Start of Data provided

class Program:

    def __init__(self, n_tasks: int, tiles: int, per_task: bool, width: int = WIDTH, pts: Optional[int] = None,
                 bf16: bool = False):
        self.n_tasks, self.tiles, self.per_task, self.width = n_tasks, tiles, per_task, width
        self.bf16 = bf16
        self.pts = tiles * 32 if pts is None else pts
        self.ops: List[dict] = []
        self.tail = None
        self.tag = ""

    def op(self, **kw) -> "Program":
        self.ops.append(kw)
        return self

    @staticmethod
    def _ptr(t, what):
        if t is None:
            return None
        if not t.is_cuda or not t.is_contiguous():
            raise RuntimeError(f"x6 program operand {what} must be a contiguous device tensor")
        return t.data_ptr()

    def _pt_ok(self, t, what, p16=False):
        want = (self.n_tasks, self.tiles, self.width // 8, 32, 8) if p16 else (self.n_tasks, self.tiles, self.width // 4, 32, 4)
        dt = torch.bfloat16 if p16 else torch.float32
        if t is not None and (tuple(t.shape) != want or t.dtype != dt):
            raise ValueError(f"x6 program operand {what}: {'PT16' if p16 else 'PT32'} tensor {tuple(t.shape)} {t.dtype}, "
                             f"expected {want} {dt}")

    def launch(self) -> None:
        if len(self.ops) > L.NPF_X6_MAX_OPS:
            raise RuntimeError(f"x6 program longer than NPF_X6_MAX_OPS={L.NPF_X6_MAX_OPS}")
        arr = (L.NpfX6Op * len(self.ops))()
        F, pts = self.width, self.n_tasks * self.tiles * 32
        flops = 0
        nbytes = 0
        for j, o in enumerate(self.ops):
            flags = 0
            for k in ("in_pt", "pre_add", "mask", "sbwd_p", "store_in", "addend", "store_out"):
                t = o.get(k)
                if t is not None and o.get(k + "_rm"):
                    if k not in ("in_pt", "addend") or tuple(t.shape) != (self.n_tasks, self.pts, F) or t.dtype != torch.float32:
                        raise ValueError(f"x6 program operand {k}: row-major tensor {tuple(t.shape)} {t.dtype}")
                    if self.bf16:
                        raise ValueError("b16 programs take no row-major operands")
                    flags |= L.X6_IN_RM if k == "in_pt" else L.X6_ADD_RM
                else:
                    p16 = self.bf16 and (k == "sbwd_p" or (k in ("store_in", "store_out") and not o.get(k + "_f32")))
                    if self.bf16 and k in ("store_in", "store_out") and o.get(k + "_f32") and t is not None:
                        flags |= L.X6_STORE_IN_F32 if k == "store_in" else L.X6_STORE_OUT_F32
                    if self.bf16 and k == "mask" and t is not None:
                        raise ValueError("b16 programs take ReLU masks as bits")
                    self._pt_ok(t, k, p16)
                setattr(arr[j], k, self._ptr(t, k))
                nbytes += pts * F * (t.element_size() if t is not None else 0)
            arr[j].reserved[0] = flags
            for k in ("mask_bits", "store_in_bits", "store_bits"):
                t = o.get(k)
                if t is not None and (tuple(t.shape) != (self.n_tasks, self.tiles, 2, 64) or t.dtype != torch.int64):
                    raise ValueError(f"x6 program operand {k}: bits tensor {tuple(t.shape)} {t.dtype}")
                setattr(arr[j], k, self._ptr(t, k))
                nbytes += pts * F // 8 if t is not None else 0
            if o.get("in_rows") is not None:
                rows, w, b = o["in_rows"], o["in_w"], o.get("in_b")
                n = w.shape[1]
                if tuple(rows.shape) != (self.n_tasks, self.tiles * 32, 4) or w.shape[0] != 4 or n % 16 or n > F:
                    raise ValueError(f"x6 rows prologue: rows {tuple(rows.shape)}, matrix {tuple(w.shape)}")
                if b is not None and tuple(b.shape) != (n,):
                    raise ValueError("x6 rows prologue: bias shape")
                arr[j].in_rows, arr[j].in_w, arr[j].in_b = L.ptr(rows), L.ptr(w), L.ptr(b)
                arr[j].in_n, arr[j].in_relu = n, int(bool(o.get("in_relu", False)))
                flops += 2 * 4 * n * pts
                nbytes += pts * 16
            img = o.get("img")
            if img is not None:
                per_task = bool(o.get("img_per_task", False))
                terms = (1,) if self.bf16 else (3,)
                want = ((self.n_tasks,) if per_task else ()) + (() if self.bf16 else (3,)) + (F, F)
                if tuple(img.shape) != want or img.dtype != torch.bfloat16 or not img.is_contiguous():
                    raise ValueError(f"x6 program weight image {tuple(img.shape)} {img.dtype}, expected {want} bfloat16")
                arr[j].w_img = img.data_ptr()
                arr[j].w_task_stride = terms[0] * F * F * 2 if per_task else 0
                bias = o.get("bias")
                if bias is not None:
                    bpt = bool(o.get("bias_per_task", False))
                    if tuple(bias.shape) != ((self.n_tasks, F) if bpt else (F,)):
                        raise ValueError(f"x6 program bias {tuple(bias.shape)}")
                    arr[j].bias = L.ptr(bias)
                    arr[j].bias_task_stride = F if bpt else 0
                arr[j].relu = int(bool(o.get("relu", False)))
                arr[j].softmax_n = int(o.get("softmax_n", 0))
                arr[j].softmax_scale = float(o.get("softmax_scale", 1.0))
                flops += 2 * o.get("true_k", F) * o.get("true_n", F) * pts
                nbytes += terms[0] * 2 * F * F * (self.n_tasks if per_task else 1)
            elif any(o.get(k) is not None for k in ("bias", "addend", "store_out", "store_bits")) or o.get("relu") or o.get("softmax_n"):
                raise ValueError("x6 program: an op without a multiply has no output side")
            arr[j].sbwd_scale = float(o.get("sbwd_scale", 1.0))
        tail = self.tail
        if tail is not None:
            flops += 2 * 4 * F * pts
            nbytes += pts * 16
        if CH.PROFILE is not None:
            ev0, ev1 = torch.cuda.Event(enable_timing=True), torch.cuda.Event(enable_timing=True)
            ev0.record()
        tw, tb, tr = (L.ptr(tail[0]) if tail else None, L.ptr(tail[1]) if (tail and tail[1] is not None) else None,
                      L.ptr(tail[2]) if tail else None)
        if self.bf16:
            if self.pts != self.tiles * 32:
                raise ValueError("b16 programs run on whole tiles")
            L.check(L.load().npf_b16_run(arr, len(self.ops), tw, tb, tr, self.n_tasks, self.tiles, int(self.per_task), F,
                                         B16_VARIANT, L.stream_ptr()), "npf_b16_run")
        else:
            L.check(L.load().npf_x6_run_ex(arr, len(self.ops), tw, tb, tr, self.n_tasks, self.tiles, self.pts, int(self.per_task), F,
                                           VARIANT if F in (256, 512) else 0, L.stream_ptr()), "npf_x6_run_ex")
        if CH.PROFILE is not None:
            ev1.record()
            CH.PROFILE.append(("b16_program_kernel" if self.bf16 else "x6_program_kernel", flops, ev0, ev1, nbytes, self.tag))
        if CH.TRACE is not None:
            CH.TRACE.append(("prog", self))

End of Data provided

### Task objective
Would you tally the lines above that include "addend" and reply with only the total?

### Response
3